◆ Task details
Every line below that carries the word "nullptr" needs to be copied.

-------------------------

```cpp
namespace py = pybind11;
// ... 884 lines not shown
    bool intact = true;
    for (size_t i = k; i < out.size(); ++i) intact = intact && out[i] == '\xAB';
    return py::make_tuple(py::bytes(out.data(), k), intact);
  });

  m.def("line_index_tiles", &line_index_tiles);
  m.def("line_index_dev", [](uint64_t text, int64_t n, uint64_t ws, int64_t ntiles_cap, uint64_t starts, uint64_t lens,
                             int64_t cap, uint64_t info, bool trim, uint64_t blk, int64_t nblk, uint64_t s, bool counted) {
    line_index_dev(P<const uint8_t>(text), n, LineIndexWs{P<int64_t>(ws), ntiles_cap, size_t(1) << 20}, P<int64_t>(starts),
                   P<int32_t>(lens), cap, P<int64_t>(info), trim, P<int32_t>(blk), nblk, s, counted); },
        py::arg("text"), py::arg("n"), py::arg("ws"), py::arg("ntiles_cap"), py::arg("starts"), py::arg("lens"),
        py::arg("cap"), py::arg("info"), py::arg("trim"), py::arg("blk"), py::arg("nblk"), py::arg("s"),
        py::arg("counted") = false);
  m.def("prefilter_dev", [](uint64_t text, int64_t n, py::tuple pf, uint64_t ls, int64_t nl, uint64_t cand, int64_t cap,
                            uint64_t count, int grid, uint64_t s, py::object nlp) {
    NlOut o;
    const bool fused = !nlp.is_none();
    if (fused) {
      py::tuple t = nlp.cast<py::tuple>();
      o.nlm = P<uint64_t>(t[0].cast<uint64_t>());
      o.cnt = P<int32_t>(t[1].cast<uint64_t>());
      o.crf = P<int32_t>(t[2].cast<uint64_t>());
      o.ntiles = t[3].cast<int64_t>();
    }
    prefilter_dev(P<const uint8_t>(text), n, pf_from(pf), P<const int64_t>(ls), nl, P<int64_t>(cand), cap,
                  P<unsigned long long>(count), grid, s, fused ? &o : nullptr); },
        py::arg("text"), py::arg("n"), py::arg("pf"), py::arg("ls"), py::arg("nl"), py::arg("cand"), py::arg("cap"),
        py::arg("count"), py::arg("grid"), py::arg("s"), py::arg("nlp") = py::none());
  m.def("line_index_pass1", [](uint64_t ws, int64_t ntiles_cap, int64_t n, uint64_t s) {
    const NlOut o = line_index_pass1_views(LineIndexWs{P<int64_t>(ws), ntiles_cap, size_t(1) << 20}, n, s);
    return py::make_tuple(reinterpret_cast<uint64_t>(o.nlm), reinterpret_cast<uint64_t>(o.cnt),
                          reinterpret_cast<uint64_t>(o.crf), o.ntiles);
  });
  m.def("pf_verify_dev", [](uint64_t gh, int64_t n, uint64_t text, int64_t nb, py::tuple pf, uint64_t ls, int64_t nl,
                            uint64_t blk, uint64_t cand, int64_t cap, uint64_t count, uint64_t s, uint64_t dn,
                            int max_grid) {
    pf_verify_dev(P<const int64_t>(gh), n, P<const uint8_t>(text), nb, pf_from(pf), P<const int64_t>(ls), nl,
                  P<const int32_t>(blk), P<int64_t>(cand), cap, P<unsigned long long>(count), s,
                  P<const unsigned long long>(dn), max_grid); }, py::arg("gh"), py::arg("n"), py::arg("text"),
        py::arg("nb"), py::arg("pf"), py::arg("ls"), py::arg("nl"), py::arg("blk"), py::arg("cand"), py::arg("cap"),
        py::arg("count"), py::arg("s"), py::arg("dn") = 0, py::arg("max_grid") = 8192);
  m.def("append_keys", [](uint64_t dst, int64_t cap, uint64_t count, uint64_t src, int64_t n, uint64_t s) {
    append_keys_dev(P<int64_t>(dst), cap, P<unsigned long long>(count), P<const int64_t>(src), n, s); });
  m.def("take_host", [](uint64_t cand, uint64_t n1d, int64_t cap1, uint64_t ver, uint64_t n2d, int64_t cap2,
                        uint64_t text, uint64_t ls, uint64_t ll, py::tuple dfa, py::object out, uint64_t s) {
    HostSideOut O;
    if (!out.is_none()) {
      py::tuple t = out.cast<py::tuple>();
      O.keys = P<int64_t>(t[0].cast<uint64_t>()); O.starts = P<int64_t>(t[1].cast<uint64_t>());
      O.lens = P<int64_t>(t[2].cast<uint64_t>()); O.cap = t[3].cast<int64_t>();
      O.cnt = P<unsigned long long>(t[4].cast<uint64_t>()); O.done_blocks = P<unsigned int>(t[5].cast<uint64_t>());
      O.host_cnt = P<int64_t>(t[6].cast<uint64_t>()); O.host_seq = P<int64_t>(t[7].cast<uint64_t>());
      O.seq = t[8].cast<int64_t>();
    }
    take_host_dev(P<int64_t>(cand), P<const unsigned long long>(n1d), cap1, P<int64_t>(ver),
                  P<const unsigned long long>(n2d), cap2, P<const uint8_t>(text), P<const int64_t>(ls),
                  P<const int32_t>(ll), dfa_from(dfa), O, s); });
  m.def("wait_host", [](uint64_t ver, int64_t cap2, uint64_t n2d, py::tuple in, uint64_t s, double timeout_s) {
    HostSideIn I;
    I.keys = P<const int64_t>(in[0].cast<uint64_t>()); I.host_cnt = P<const int64_t>(in[1].cast<uint64_t>());
    I.host_seq = P<const int64_t>(in[2].cast<uint64_t>()); I.cap = in[3].cast<int64_t>(); I.seq = in[4].cast<int64_t>();
    I.err = P<int64_t>(in[5].cast<uint64_t>());
    I.timeout_ticks = (long long)(timeout_s * 1e8);
    wait_host_dev(P<int64_t>(ver), cap2, P<unsigned long long>(n2d), I, s); }, py::arg("ver"), py::arg("cap2"),
    py::arg("n2d"), py::arg("in"), py::arg("stream"), py::arg("timeout_s") = 2.0);
  m.def("host_alloc_coherent", [](int64_t bytes) {
// ... 284 lines not shown
        py::arg("hist"), py::arg("stream"), py::arg("dev"));
  m.def("trace_tile", &trace_tile);
  m.def("trace_runs_tmp_bytes", &trace_runs_tmp_bytes, py::arg("L"));
  m.def("trace_class", [](uint64_t text, int64_t tbytes, uint64_t ls, uint64_t ll, int64_t L, uint64_t cls, uint64_t elem,
                          uint64_t s, bool dev) {
    if (dev) {
      trace_class_dev(P<const uint8_t>(text), tbytes, P<const int64_t>(ls), P<const int32_t>(ll), L, P<uint8_t>(cls),
                      P<uint64_t>(elem), s);
      return;
    }
    py::gil_scoped_release nogil;
    trace_class_host(P<const uint8_t>(text), tbytes, P<const int64_t>(ls), P<const int32_t>(ll), L, P<uint8_t>(cls),
                     P<uint64_t>(elem)); },
        py::arg("text"), py::arg("tbytes"), py::arg("ls"), py::arg("ll"), py::arg("L"), py::arg("cls"), py::arg("elem"),
        py::arg("stream"), py::arg("dev"));
  m.def("trace_runs", [](uint64_t cls, uint64_t elem, uint64_t evm, int64_t L, std::vector<int64_t> carry, bool last,
                         uint64_t out, int64_t cap, uint64_t cnt, uint64_t carry_out, uint64_t tmp, uint64_t s, bool dev) {
    if ((int)carry.size() != TR_CARRY_WORDS) throw std::runtime_error("trace_runs: the carry has 13 words");
    TraceRunArgs A;
    A.cls = P<const uint8_t>(cls); A.elem = P<const uint64_t>(elem); A.evm = P<const uint8_t>(evm); A.L = L;
    A.in = TrCarry{carry[0], (uint64_t)carry[1], (uint64_t)carry[2], carry[3], carry[4], carry[5], carry[6], carry[7],
                   carry[8], carry[9], carry[10], carry[11], carry[12]};
    A.last = last;
    A.out = P<int64_t>(out); A.cap = cap; A.cnt = P<unsigned long long>(cnt); A.carry_out = P<int64_t>(carry_out);
    if (dev) {
      trace_runs_dev(A, P<void>(tmp), s);
      return;
    }
    py::gil_scoped_release nogil;
    trace_runs_host(A); },
        py::arg("cls"), py::arg("elem"), py::arg("evm"), py::arg("L"), py::arg("carry"), py::arg("last"), py::arg("out"),
        py::arg("cap"), py::arg("cnt"), py::arg("carry_out"), py::arg("tmp"), py::arg("stream"), py::arg("dev"));
  m.def("scan_multi", [](uint64_t text, int64_t nbytes, uint64_t ls, uint64_t ll, int64_t nl, py::tuple pass,
                         uint64_t out, int64_t cap, uint64_t cnt, int grid, uint64_t s, bool dev) -> int64_t {
    const ScanPass S = scan_pass_from(pass);
    if (dev) {
      scan_multi_dev(P<const uint8_t>(text), nbytes, P<const int64_t>(ls), P<const int32_t>(ll), nl, S, P<int64_t>(out), cap,
                     P<unsigned long long>(cnt), grid, s);
      return 0;
    }
    py::gil_scoped_release nogil;
    return scan_multi_host(P<const uint8_t>(text), P<const int64_t>(ls), P<const int32_t>(ll), nl, S, P<int64_t>(out),
                           cap);
  });
  m.def("freq_evict", [](py::tuple ring, double horizon, uint64_t s, bool dev) {
    freq_evict(ring_from(ring), horizon, s, dev);
  });
  m.def("summarize", [](py::tuple in, int64_t n, int k, int nsev, uint64_t top, uint64_t pat_hist, uint64_t sev_hist,
                        uint64_t ws, uint64_t ws_bytes, uint64_t s, bool dev) -> uint64_t {
    const SummIn I{P<const double>(in[0].cast<uint64_t>()), P<const int32_t>(in[1].cast<uint64_t>()),
                   P<const int32_t>(in[2].cast<uint64_t>()), P<const int64_t>(in[3].cast<uint64_t>()),
                   P<const int64_t>(in[4].cast<uint64_t>()), P<const int32_t>(in[5].cast<uint64_t>()),
                   P<const double>(in[6].cast<uint64_t>()),
                   in.size() > 7 ? P<void>(in[7].cast<uint64_t>()) : nullptr,
                   in.size() > 8 ? P<const int64_t>(in[8].cast<uint64_t>()) : nullptr};
    if (dev)
      return summarize_dev(I, n, k, nsev, P<double>(top), P<unsigned long long>(pat_hist), P<unsigned long long>(sev_hist),
                           P<void>(ws), ws_bytes, s);
    summarize_host(I, n, k, P<double>(top), P<int64_t>(pat_hist), P<int64_t>(sev_hist));
    return 0;
  });
  m.def("rescore", [](uint64_t gl, uint64_t fac, int64_t n, int64_t Nn, py::tuple sp, uint64_t out, uint64_t s,
                      bool dev) {
    if (dev)
      rescore_dev(P<const int64_t>(gl), P<const double>(fac), n, Nn, sp_from(sp), P<double>(out), s);
    else
      rescore_host(P<const int64_t>(gl), P<const double>(fac), n, Nn, sp_from(sp), P<double>(out));
  });
  m.def("dp_pack", [](int64_t own_lines, uint64_t freq, int nk, uint64_t chain, int ns, uint64_t pack, uint64_t s,
                      bool dev, uint64_t cnt, std::vector<int64_t> caps) {
    if (cnt && caps.size() != 4) throw std::invalid_argument("dp_pack: 4 capacities");
    dp_pack(own_lines, P<const int64_t>(freq), nk, P<const int32_t>(chain), ns, P<int64_t>(pack), s, dev,
            P<const int64_t>(cnt), cnt ? caps.data() : nullptr); },
        py::arg("own_lines"), py::arg("freq"), py::arg("nk"), py::arg("chain"), py::arg("ns"), py::arg("pack"),
        py::arg("s"), py::arg("dev"), py::arg("cnt") = 0, py::arg("caps") = std::vector<int64_t>());
  m.def("dp_carry", [](py::tuple a, uint64_t s, bool dev) {
    auto u = [&](int i) { return a[i].cast<uint64_t>(); };
// ... 454 lines not shown
```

-------------------------

◆ Solution to the exercise
                  P<unsigned long long>(count), grid, s, fused ? &o : nullptr); },
                   in.size() > 7 ? P<void>(in[7].cast<uint64_t>()) : nullptr,
                   in.size() > 8 ? P<const int64_t>(in[8].cast<uint64_t>()) : nullptr};
            P<const int64_t>(cnt), cnt ? caps.data() : nullptr); },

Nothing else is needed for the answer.